_Exercise:_ State, as a number alone, how many lines of the data contain the string "kDsSlot".

_Supplied data:_
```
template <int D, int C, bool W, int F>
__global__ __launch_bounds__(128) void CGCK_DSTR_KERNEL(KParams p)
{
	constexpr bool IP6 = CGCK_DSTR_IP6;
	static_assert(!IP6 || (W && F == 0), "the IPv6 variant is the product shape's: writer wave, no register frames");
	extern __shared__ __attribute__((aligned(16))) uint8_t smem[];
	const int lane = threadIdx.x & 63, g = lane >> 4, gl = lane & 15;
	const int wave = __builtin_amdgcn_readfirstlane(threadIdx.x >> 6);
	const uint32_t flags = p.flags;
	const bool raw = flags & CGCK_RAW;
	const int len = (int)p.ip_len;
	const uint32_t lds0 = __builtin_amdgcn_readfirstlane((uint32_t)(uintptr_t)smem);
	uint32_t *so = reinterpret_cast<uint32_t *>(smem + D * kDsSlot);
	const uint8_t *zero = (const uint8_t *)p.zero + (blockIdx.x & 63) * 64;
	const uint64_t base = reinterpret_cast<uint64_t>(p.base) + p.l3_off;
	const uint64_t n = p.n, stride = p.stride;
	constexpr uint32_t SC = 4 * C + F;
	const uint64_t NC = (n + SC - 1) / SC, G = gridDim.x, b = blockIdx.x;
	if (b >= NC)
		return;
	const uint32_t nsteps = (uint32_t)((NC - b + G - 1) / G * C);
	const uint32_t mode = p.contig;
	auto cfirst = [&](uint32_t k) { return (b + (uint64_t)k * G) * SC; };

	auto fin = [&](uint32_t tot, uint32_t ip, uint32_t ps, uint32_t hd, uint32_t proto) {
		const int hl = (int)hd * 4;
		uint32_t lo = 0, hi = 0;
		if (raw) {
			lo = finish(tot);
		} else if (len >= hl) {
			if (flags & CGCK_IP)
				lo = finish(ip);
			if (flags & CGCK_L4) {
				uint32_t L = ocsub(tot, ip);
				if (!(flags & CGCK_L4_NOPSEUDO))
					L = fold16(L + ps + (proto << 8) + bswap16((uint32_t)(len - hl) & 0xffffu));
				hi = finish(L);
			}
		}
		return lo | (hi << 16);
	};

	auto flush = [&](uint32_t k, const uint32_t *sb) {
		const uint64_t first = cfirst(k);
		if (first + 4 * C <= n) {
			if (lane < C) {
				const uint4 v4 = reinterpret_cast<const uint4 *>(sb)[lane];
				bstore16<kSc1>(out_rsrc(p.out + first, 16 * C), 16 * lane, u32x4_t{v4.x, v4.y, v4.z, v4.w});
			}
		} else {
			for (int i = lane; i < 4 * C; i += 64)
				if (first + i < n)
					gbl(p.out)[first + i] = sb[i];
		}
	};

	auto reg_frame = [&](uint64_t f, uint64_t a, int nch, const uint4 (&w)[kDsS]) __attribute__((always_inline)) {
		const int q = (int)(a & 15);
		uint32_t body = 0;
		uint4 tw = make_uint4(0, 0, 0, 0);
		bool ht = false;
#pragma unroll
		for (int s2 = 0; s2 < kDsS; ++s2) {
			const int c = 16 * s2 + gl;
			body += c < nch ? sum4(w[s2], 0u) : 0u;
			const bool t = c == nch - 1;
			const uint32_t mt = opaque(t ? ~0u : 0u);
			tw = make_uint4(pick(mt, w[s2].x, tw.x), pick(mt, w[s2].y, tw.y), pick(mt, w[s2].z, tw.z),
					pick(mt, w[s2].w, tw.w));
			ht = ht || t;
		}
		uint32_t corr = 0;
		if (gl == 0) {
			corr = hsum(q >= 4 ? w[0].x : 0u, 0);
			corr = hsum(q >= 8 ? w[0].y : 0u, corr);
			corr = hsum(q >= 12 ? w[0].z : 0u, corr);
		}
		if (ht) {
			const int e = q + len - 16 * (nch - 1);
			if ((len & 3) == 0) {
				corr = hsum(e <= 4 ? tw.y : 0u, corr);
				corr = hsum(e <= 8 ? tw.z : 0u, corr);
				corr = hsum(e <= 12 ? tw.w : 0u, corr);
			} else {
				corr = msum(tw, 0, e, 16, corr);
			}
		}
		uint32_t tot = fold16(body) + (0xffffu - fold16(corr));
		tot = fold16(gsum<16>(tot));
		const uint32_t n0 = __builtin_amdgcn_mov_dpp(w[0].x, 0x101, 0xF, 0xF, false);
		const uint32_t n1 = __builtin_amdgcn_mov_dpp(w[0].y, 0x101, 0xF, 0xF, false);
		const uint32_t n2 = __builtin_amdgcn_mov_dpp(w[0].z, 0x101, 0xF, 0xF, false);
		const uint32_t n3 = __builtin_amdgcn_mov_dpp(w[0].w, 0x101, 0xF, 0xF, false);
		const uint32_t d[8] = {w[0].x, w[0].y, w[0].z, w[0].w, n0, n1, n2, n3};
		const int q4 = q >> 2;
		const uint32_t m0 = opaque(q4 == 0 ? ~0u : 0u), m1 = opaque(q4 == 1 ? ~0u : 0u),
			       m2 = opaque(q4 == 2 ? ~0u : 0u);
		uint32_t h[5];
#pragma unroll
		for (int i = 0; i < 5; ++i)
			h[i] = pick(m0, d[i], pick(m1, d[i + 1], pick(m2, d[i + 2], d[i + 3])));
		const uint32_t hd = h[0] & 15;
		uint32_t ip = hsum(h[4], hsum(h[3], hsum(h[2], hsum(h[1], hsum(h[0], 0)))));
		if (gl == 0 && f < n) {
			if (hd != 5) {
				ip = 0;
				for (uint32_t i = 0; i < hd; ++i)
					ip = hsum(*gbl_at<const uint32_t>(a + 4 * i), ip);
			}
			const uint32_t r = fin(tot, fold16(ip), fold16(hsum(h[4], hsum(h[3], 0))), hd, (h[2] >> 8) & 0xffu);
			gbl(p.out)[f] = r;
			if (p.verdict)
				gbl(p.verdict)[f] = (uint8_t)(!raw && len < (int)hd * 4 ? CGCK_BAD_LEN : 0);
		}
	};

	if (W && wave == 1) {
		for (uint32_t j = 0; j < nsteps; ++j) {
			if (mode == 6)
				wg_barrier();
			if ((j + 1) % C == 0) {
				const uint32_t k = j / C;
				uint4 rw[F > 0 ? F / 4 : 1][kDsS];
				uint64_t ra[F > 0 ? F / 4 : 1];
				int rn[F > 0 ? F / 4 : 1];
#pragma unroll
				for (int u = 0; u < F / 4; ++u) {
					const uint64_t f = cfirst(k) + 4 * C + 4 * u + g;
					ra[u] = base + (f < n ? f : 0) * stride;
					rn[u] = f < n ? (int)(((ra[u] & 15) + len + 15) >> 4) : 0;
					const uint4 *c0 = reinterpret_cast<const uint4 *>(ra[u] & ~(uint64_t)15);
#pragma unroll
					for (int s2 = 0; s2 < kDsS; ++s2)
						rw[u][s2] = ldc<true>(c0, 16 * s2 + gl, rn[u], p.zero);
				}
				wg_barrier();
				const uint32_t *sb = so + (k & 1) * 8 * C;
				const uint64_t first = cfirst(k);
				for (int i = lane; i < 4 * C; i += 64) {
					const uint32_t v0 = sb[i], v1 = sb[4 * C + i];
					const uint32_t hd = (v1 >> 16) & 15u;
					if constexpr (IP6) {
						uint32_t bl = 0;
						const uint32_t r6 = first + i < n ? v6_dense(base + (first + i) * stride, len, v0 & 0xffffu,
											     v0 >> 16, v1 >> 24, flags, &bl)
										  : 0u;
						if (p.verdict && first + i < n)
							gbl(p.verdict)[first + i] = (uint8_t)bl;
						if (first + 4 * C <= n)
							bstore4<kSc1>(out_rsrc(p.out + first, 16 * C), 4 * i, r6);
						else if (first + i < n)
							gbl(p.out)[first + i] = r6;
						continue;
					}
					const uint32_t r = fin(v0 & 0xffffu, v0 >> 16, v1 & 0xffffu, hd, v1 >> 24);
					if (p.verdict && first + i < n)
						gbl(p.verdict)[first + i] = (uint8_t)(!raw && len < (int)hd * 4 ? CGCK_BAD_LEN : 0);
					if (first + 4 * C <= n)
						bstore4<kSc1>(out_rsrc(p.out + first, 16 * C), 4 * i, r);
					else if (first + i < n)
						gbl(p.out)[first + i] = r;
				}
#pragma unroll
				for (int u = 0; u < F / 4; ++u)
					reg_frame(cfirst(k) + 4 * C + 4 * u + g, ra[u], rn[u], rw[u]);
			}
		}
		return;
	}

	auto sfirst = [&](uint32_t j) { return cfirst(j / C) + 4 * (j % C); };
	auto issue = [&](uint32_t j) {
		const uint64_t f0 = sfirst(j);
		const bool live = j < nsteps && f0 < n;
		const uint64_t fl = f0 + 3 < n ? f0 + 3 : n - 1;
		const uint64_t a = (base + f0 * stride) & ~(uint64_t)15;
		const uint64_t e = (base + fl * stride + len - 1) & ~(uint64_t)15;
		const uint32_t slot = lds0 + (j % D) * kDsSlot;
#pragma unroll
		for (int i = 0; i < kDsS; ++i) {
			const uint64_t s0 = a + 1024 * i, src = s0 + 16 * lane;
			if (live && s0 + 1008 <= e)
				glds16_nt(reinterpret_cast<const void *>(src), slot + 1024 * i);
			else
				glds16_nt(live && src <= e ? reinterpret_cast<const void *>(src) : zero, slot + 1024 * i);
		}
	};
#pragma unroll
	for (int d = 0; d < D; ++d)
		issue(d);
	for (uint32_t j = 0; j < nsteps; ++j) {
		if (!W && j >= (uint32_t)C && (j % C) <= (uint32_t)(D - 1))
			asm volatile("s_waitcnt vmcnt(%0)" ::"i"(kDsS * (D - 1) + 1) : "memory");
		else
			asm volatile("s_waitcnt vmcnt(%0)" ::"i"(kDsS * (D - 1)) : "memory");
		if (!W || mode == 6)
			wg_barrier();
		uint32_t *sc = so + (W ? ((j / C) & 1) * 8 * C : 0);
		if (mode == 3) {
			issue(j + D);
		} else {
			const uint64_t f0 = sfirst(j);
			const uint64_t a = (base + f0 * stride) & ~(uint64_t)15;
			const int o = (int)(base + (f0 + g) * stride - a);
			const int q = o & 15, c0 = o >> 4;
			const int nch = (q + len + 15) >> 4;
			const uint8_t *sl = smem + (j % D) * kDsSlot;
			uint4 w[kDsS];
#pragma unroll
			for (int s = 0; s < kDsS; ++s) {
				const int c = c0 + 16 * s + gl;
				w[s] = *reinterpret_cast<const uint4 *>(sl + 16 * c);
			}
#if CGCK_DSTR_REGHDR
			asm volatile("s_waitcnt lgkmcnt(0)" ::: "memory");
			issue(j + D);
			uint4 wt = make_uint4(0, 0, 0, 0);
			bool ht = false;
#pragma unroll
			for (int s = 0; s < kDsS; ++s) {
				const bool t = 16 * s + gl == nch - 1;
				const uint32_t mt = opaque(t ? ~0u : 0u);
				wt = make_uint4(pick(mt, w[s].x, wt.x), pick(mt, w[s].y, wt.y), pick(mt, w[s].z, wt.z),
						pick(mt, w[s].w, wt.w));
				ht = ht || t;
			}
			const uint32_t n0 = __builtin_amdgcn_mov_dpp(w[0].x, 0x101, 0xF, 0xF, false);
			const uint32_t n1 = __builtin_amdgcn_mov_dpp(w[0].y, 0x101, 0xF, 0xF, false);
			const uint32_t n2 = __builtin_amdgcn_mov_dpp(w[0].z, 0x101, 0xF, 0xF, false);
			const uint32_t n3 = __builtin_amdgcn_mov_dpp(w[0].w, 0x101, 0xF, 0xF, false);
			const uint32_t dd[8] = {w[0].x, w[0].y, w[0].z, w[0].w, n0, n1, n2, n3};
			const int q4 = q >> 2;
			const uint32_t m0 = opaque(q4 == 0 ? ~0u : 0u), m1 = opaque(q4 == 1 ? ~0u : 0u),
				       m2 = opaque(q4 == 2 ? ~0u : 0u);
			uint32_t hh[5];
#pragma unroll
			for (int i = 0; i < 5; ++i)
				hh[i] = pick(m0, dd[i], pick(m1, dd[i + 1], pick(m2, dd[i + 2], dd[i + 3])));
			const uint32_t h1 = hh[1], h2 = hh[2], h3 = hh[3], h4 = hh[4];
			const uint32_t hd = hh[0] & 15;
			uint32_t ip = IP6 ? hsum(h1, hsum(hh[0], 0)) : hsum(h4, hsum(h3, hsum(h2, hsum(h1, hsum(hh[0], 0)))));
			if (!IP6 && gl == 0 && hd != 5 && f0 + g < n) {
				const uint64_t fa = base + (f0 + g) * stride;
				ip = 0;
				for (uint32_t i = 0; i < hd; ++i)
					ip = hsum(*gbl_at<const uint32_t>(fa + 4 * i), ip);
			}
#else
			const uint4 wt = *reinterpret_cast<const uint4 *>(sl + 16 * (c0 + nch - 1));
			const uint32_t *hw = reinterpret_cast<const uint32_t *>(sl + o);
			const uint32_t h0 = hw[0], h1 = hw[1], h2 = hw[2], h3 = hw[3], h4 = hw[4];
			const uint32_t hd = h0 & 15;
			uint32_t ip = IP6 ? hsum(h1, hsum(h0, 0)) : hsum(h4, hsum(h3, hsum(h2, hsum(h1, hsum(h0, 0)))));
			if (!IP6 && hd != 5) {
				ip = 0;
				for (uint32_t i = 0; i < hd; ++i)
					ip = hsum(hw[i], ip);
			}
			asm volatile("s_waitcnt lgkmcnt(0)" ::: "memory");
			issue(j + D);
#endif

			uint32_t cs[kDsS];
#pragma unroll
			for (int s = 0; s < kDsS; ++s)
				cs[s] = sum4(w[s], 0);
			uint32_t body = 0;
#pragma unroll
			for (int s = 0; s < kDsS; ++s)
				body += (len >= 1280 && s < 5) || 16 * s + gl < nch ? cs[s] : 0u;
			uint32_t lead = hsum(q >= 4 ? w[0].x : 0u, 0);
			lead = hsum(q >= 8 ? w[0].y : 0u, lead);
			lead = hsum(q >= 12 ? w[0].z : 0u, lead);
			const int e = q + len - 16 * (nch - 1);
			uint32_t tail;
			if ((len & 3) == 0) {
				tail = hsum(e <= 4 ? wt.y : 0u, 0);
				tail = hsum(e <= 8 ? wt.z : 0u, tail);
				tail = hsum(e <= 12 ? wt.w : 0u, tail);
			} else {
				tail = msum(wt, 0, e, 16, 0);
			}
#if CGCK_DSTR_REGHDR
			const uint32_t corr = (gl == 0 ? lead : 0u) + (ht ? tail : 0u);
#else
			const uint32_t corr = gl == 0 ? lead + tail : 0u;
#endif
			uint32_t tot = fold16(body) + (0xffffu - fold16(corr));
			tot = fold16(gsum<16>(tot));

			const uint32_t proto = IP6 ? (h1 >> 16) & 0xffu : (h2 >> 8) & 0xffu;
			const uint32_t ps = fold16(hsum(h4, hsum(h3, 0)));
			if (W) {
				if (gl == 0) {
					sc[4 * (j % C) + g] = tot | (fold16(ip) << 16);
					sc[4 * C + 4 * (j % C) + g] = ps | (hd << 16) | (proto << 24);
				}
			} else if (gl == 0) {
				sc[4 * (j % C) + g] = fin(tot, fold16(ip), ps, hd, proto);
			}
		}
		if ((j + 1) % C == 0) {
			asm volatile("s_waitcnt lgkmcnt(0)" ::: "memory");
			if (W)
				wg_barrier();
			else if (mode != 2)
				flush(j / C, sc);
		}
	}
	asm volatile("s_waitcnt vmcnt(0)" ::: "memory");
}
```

_Response below:_ 3